We next computed the **vote shares** for each category in each election.
In the first step, each voter is represented by 1 point, which is assigned in equal parts to the projects the voter voted for.
For example, if a voter voted for 4 projects (there is a maximum of 10 votes), then each of the 4 projects gets assigned 0.25 point.
In the second step, for each project, we divide its points equally between the categories (tags) that it belongs to.
For example, if a project has 30 points and belongs to 3 categories, then each category gets assigned 10 points.
Finally, we compute the fraction of the total points that each category received (i.e., we normalize the vote shares to sum to 1).

We then computed the outcome of the Method of Equal Shares for each election.
For both that outcome and the actual outcome, we computed the **budget shares** for each category.
For each project that was included in one of the outcomes, we split its cost equally between the categories that it belongs to.
For example, if a project has a cost of 600 and belongs to 3 categories, then each category gets assigned 200.
Finally, we compute the fraction of the total cost that each category received (i.e., we normalize the budget shares to sum to 1).

Having computed the vote and the budget share, we can compute the **distance** between the two outcomes.
We do this using the "L1-distance": we sum over all the categories, taking the absolute value of the difference between the vote share and the budget share in that category.
For example, if there were just 3 categories with vote shares (10%, 30%, 60%) and budget shares (20%, 30%, 50%), then the distance would be 10% + 0% + 10% = 20%.
(The marks on the axes of the scatter plot have been rescaled so that the interesting points are in a [0, 10] square, so the numbers do not carry meaning.)
Note that a lower distance means that the budget distribution is closer to the vote share distribution.

We also used other distances (such as KL-divergence) but found that the L1-distance worked best; in any case, the results were similar in that the Method of Equal Shares was closer to the vote share than was the actual outcome, in the overwhelming number of cases.

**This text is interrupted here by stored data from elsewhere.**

struct LstmPlan {
    int D, layers;
    std::vector<PackedGemm> ih;
    std::vector<size_t> hh_off;
    std::vector<size_t> ihpk_off;
    size_t persist_off = 0;
    size_t persist16_off = 0;
    size_t persist16_inv = 0;
    bool has_persist = false;
};

struct MimiTfLayer {
    PackedGemm qkv, o, fc1, fc2;
    size_t ln1_w = 0, ln1_b = 0, ln2_w = 0, ln2_b = 0, sc_a = 0, sc_m = 0;
};

struct MimiPlan {
    PackedGemm enc_stem, enc_final, down, dec_first, dec_head;
    std::vector<ResBlockPlan> enc_rb, dec_rb;
    std::vector<PackedGemm> enc_down, dec_up;
    std::vector<MimiTfLayer> enc_tf, dec_tf;
    size_t up_w = 0;
    PackedGemm in_proj;
    PackedGemm out_proj;
    size_t cb_plain = 0, cb_packed = 0, cb_ee = 0;
    size_t cb16 = 0, cb16_inv = 0;
    size_t rope_cos = 0, rope_sin = 0;
    int rope_T = 0;
    int D = 0;
    struct StreamM { size_t stem_f = 0, stem_inv = 0, head_f = 0, head_inv = 0; float sb0 = 0.f, sb1 = 0.f, fb0 = 0.f, fb1h = 0.f; bool stem_ok = false, head_ok = false; } sm;
};
// ... 58 lines not shown
    ac_mimi_config mcfg{};
    MimiPlan mimi;
    ac_dac_config dcfg{};
    DacPlan dac;
    ac_wavtok_config wcfg{};
    WavtokPlan wt;
    std::string err;
    std::map<std::string, std::vector<float>> host;
    bool finalized = false;
    float* blob = nullptr;
    size_t blob_floats = 0;
    int hop = 1, D = 0;
    PackedGemm enc_stem, enc_final;
    std::vector<ResBlockPlan> enc_rb;
    std::vector<PackedGemm> enc_down;
    LstmPlan enc_lstm, dec_lstm;
    PackedGemm dec_first, dec_head;
    std::vector<PackedGemm> dec_up;
    std::vector<ResBlockPlan> dec_rb;
    size_t cb_plain = 0, cb_packed = 0, cb_ee = 0;
    size_t cb16 = 0, cb16_inv = 0;
    struct ChainBounds { float sb0 = 0.f, sb1 = 0.f, fb0 = 0.f, fb1h = 0.f, fb1x = 0.f; bool ok = false; } enc_front, dec_tail;
    struct StreamImgs { size_t stem_f = 0, stem_inv = 0, down_f = 0, down_inv = 0, up_f = 0, up_inv = 0, head_f = 0, head_inv = 0; bool enc_ok = false, dec_ok = false; } simg;
    struct DevSwitches {
        int tap_epi_staged = 0;
        int tap_dil = 1;
        int tap_stagger = 0;
        int tap_pick = -1;
        int tap8 = -1;
        int tap8_form = 0;
        int tap8_spread = 1;
        int rb6_dbg = 0;
        int rb_stream = 1;
        int rb128_stream = 1;
        int chain_stream = 1;
        int front_seg = 0, tail_seg = 0;
        int front_ldspad = 0;
        int lstm_dbg = 0;
        int lstm_fuse_in = 1;
        int rvq_exact = 0;
        int prof_detail = 0;
        int attn_exact = 0;
        int dac_unit = 1;
        int mimi_tail = 1;
        int head_seq = 0;
        int mstream_skinny = -1;
    } dev;
    bool fuse_chains = true;
    float* dbg = nullptr;
    size_t dbg_cap = 0, dbg_used = 0;
    std::vector<const void*> lds_opted;
    std::map<size_t, size_t> w6_of;
    std::map<size_t, size_t> t6_of;
    std::map<size_t, size_t> t6inv_of;
    bool noncausal = false;
    bool has_enc = true, has_dec = true;
    bool gemm_fp32 = false;
    std::map<size_t, size_t> winv_of;
    std::map<const void*, int> mimi_streams;
    std::map<const void*, int> mimi_dstreams;
    struct EStreamReg {
        int B;
        std::vector<uint8_t> fresh;
    };
    std::map<const void*, EStreamReg> encodec_streams, encodec_dstreams;
    unsigned* amax_buf = nullptr;
// ... 207 lines not shown
        const int KS = H / 32;
        *img_off = reserve((size_t)Q * C * H);
        *inv_off = reserve((size_t)Q);
        std::vector<uint16_t> img((size_t)Q * C * H * 2);
        for (int q = 0; q < Q; ++q) {
            const float* e = &blob[plain + (size_t)q * C * H];
            const int se = row_scale(e, (size_t)C * H);
            blob[*inv_off + q] = s16_pow2(-se);
            for (int ct = 0; ct < C / 16; ++ct)
                for (int s = 0; s < KS; ++s)
                    for (int lane = 0; lane < 64; ++lane)
                        for (int e8 = 0; e8 < 8; ++e8) {
                            const int j = lane & 15, kq = lane >> 4;
                            const int dim = 16 * (2 * s + e8 / 4) + 4 * kq + e8 % 4;
                            uint16_t t[3];
                            split16h(e[(size_t)(ct * 16 + j) * H + dim], se, t);
                            const size_t base = ((((size_t)q * (C / 16) + ct) * KS + s) * 2) * 512 + (size_t)lane * 8 + e8;
                            img[base] = t[0];
                            img[base + 512] = t[1];
                        }
        }
        std::memcpy(&blob[*img_off], img.data(), img.size() * 2);
    }
    void pack_t6(const PackedGemm& g) {
        if (g.N != 64 || g.Ktot != 128 || !g.has_bias || h->t6_of.count(g.w_off)) return;
        std::vector<int> km(128);
        for (int k = 0; k < 128; ++k) km[k] = k;
        size_t ioff = 0;
        h->t6_of[g.w_off] = frag16(g.w_off, 64, 128, km, &ioff);
        if (use16()) h->t6inv_of[g.w_off] = ioff;
    }
    void rb6(ResBlockPlan& rb, bool sc) {
        const int C = rb.C, hid = C / 2;
        if ((C != 32 && C != 64 && C != 128) || rb.c3.N != hid || rb.c3.Ktot != 3 * C || rb.fused.N != C || rb.fused.Ktot != hid + (sc ? C : 0)) return;
        std::vector<int> k3(3 * C), kf;
        for (int k = 0; k < 3 * C; ++k) k3[k] = k;
        const int hcp = hid < 32 ? 32 : hid;
        for (int k = 0; k < hcp; ++k) kf.push_back(k < hid ? k : -1);
        for (int k = 0; sc && k < C; ++k) kf.push_back(hid + k);
        rb.w3f_off = frag16(rb.c3.w_off, hid, rb.c3.Ktot, k3, &rb.winv3_off);
        rb.wff_off = frag16(rb.fused.w_off, C, rb.fused.Ktot, kf, &rb.winvf_off);
        if ((C == 64 || C == 32 || C == 128) && use16()) {
            std::vector<int> k3p(k3.size()), kfp(kf.size());
            for (size_t k = 0; k < k3.size(); ++k) k3p[k] = k3[(k & ~(size_t)31) + ((k & 4) ? 16 : 0) + 4 * ((k >> 3) & 3) + (k & 3)];
            for (size_t k = 0; k < kf.size(); ++k) kfp[k] = kf[(k & ~(size_t)31) + ((k & 4) ? 16 : 0) + 4 * ((k >> 3) & 3) + (k & 3)];
            rb.w3p_off = frag16(rb.c3.w_off, hid, rb.c3.Ktot, k3p);
            rb.wfp_off = frag16(rb.fused.w_off, C, rb.fused.Ktot, kfp);
        }
        rb.hb0 = rb.hb1 = 0.f;
        for (int n = 0; n < hid; ++n) {
            double l1 = 0.0;
            for (int k = 0; k < rb.c3.Ktot; ++k) l1 += std::fabs((double)blob[rb.c3.w_off + (size_t)n * rb.c3.Ktot + k]);
            rb.hb1 = std::max(rb.hb1, (float)(l1 * 1.000001));
            rb.hb0 = std::max(rb.hb0, std::fabs(blob[rb.c3.b_off + n]));
        }
        rb.has6 = true;
    }
    bool conv(const ConvSpec& s, PackedGemm& g, bool bias = true) {
        std::vector<float> w;
        if (!weight(s, w)) return false;
        const std::vector<float>* b = bias ? get(s.prefix + ".bias", s.cout) : nullptr;
        if (bias && !b) return false;
        g.has_bias = bias;
        g.N = s.cout;
        g.Ktot = s.k * s.cin;
        g.w_off = reserve((size_t)g.N * g.Ktot);
// ... 306 lines not shown
const unsigned* amax_of(ac_handle* h, hipStream_t st, const float* x, long long bs, long long ts, int L, int C, int B, const unsigned* known);

unsigned* rowmax_new(ac_handle* h, hipStream_t st, long long rows, bool zero);

const unsigned* amax_plus(ac_handle* h, hipStream_t st, const Act& x, float add, int B);

TapSeg make_seg(const Act& x, int s, int J, int pad , int extra, int kofs, const float* rel_len, int left = -1, int right = 0);


inline bool aligned16(const void* p) { return (reinterpret_cast<uintptr_t>(p) & 15) == 0; }

int run_tap(ac_handle* h, hipStream_t st, TapGemmParams& p);


struct Out {
    float* raw = nullptr;
    float* elu = nullptr;
};

struct Act2 {
    Act raw{}, elu{};
};

int try_thin6(ac_handle* h, hipStream_t st, const PackedGemm& g, const Act& x, int width, int edge, Out out, int B, const unsigned** amax_out = nullptr);

int conv_fwd(ac_handle* h, hipStream_t st, const PackedGemm& g, const Act& x, int k, int s, const float* rel_len, Out out,
             long long out_bs, long long out_rs, int B, Act2* y);

int convtr_fwd(ac_handle* h, hipStream_t st, const PackedGemm& g, const Act& x, int s, Out out, int B, Act2* y);

bool rb128_ok(const ac_handle* h, const ResBlockPlan& rb);

int resblock_fwd(ac_handle* h, hipStream_t st, const ResBlockPlan& rb, const Act2& x, float* hbuf, Out out, int B, Act2* y);

bool thin_ok(const ac_config& c, int k);

int thin_stem(ac_handle* h, hipStream_t st, const PackedGemm& g, int F, int k, int pad, const float* sig, const float* rel_len, int B, int T,
              Out out, Act2* y, int padl = -1, const float* alpha = nullptr, const float* alpha_inv = nullptr, int Lp = -1);

int stem_fwd(ac_handle* h, hipStream_t st, const float* sig, const float* rel_len, int B, int T, Out out, Act2* y);

int thin_head(ac_handle* h, hipStream_t st, const PackedGemm& g, int F, int k, int pad, const Act& x, int B, float* sig, int padl = -1,
              int tanh_out = 0);

int head_fwd(ac_handle* h, hipStream_t st, const Act& x, int B, float* sig);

## Example: Underspending on education projects in Bielany, Warsaw

To better understand the positive effect of the Method of Equal Shares, let's look at an example where the actual outcome performs much worse.

We consider the Bielany district of Warsaw. In each of the years 2020, 2021, 2022, a substantial fraction of the votes went to education projects. However, the actual outcome spent very little money on education projects. For example in 2020, 35% of the votes went to education projects, but only 6% of the budget was spent on education projects.

While there was underspending on education projects, there was overspending on other categories, especially concerning public space, environment, and transit and roads. For example in 2020, 34% of the votes went to these categories, but 55% of the budget was spent on these categories.

The Method of Equal Shares would have reduced the overspending on these categories (spending 43%), and would have increased the spending on education projects (spending 27%).

What is the underlying reason for this difference? It is because the education projects were mostly small-scale and cheap (for example, organizing a course over the summer), while the projects in the categories with overspending were mostly large-scale and expensive. The method used to produce the actual outcome (the one with overspending) does not take into account the project costs and spends most of the budget on a few of those projects. The Method of Equal Shares, on the other hand, does take into account the project costs and spends the budget more evenly across all projects.

Looking at the chart, we see a decreasing vote share on education projects over time. One could speculate that proposers of such projects are getting discouraged over time because their proposals are not successful, given the voting method currently in use.